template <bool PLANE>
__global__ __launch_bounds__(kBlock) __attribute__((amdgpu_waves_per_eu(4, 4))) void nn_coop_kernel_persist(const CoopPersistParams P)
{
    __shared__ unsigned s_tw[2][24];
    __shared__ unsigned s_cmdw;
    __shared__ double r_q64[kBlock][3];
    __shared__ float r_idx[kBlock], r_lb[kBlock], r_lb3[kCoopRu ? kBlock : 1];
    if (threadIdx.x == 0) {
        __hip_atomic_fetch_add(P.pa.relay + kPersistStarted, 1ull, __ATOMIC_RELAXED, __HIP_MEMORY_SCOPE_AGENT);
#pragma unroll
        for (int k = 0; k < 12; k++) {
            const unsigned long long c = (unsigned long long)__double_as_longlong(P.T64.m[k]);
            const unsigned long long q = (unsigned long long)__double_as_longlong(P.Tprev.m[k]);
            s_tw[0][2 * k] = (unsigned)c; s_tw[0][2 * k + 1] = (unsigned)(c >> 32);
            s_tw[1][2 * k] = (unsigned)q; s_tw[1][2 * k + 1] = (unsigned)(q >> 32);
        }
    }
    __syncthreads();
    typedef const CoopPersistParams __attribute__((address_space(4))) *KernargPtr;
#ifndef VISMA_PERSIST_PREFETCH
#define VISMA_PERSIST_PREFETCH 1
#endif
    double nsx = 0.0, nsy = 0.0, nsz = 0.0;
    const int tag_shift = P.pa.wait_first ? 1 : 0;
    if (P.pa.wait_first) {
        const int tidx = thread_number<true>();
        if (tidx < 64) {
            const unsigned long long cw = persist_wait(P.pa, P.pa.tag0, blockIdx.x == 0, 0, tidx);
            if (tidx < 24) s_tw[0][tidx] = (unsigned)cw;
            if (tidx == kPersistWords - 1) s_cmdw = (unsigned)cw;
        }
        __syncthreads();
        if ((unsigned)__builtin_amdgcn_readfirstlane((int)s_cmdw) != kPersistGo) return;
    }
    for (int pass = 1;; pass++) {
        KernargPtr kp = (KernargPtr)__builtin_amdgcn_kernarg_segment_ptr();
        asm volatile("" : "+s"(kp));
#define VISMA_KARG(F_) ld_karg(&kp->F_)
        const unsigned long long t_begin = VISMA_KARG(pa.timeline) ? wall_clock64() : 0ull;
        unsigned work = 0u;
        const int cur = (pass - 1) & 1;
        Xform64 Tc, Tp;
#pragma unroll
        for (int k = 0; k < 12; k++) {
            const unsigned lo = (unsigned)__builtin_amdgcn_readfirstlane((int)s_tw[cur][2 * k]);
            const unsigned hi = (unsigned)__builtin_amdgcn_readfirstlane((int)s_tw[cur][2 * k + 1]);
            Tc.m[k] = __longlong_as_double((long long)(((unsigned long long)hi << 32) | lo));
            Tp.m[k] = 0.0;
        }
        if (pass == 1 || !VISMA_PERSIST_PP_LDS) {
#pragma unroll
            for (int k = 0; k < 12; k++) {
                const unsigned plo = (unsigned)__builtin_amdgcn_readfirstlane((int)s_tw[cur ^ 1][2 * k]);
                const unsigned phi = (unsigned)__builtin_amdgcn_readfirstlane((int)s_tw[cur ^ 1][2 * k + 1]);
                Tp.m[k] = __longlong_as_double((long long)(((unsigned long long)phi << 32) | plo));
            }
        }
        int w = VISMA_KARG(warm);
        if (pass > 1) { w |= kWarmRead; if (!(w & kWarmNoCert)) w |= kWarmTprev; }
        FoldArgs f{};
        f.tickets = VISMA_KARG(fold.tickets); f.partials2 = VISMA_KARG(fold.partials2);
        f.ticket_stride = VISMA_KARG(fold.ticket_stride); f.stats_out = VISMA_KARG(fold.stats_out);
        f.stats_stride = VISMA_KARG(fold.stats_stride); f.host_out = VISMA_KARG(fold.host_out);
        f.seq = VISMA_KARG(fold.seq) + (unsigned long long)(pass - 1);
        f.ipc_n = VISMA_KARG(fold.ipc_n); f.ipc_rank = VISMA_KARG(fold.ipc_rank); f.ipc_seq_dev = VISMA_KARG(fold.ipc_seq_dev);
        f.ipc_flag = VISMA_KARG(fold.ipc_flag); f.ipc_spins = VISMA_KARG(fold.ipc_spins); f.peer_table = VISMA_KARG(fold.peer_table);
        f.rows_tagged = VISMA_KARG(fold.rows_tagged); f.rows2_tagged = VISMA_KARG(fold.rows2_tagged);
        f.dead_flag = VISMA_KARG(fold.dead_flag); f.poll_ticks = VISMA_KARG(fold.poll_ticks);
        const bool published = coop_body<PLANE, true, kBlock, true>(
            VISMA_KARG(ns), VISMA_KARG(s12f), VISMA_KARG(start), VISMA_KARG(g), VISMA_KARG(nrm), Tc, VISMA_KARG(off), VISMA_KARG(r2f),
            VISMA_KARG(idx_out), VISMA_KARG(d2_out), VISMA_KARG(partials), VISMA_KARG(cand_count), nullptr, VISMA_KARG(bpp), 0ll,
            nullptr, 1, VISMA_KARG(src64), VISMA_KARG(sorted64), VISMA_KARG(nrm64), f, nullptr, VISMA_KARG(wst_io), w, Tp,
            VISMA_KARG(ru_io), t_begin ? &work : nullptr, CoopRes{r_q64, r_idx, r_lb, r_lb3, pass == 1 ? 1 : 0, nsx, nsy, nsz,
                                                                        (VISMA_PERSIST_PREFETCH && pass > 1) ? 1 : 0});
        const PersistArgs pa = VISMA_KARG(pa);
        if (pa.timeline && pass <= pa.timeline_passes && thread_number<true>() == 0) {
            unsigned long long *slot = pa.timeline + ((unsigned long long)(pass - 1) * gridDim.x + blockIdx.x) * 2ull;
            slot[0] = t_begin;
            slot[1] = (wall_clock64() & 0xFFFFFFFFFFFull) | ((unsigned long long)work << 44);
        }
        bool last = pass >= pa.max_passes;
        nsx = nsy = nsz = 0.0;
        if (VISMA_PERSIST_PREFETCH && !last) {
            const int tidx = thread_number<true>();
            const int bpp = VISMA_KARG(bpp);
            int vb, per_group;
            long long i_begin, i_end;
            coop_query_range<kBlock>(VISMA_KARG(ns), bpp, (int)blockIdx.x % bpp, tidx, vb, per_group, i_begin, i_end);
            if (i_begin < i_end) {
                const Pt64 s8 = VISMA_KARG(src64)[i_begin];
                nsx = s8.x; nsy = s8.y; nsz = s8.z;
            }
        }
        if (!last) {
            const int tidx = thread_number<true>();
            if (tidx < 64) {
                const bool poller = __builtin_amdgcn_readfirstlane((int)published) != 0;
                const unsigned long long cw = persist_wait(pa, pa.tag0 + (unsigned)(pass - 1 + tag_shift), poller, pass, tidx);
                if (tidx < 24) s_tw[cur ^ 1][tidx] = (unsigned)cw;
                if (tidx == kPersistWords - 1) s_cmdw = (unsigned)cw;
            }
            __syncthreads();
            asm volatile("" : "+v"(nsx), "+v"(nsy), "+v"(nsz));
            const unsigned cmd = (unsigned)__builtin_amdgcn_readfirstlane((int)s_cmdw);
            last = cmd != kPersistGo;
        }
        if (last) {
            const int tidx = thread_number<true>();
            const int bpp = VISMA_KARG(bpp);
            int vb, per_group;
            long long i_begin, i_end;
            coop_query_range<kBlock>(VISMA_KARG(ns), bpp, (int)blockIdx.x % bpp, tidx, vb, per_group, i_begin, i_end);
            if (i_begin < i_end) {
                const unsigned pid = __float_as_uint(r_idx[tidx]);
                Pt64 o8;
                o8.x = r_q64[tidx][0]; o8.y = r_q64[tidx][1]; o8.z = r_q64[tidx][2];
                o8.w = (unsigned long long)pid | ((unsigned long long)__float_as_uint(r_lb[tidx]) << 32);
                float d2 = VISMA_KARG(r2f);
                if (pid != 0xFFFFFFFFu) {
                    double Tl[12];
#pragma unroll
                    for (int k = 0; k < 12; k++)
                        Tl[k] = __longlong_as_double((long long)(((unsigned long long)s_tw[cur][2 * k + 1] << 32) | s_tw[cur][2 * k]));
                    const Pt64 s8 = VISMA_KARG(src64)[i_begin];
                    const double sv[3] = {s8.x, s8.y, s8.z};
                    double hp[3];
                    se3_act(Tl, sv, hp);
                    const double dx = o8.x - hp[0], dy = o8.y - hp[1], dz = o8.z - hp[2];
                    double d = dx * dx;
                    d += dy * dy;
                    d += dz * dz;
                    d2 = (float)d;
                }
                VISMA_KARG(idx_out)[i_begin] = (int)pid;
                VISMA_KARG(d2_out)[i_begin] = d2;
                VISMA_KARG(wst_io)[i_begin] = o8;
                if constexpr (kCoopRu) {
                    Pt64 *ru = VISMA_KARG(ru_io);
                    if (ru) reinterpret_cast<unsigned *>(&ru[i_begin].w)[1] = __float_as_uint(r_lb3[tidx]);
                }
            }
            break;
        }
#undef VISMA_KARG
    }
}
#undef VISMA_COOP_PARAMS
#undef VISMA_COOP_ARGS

The problem – One number answers this exercise: the count of lines above in which the word "published" appears.

Response to the task – 2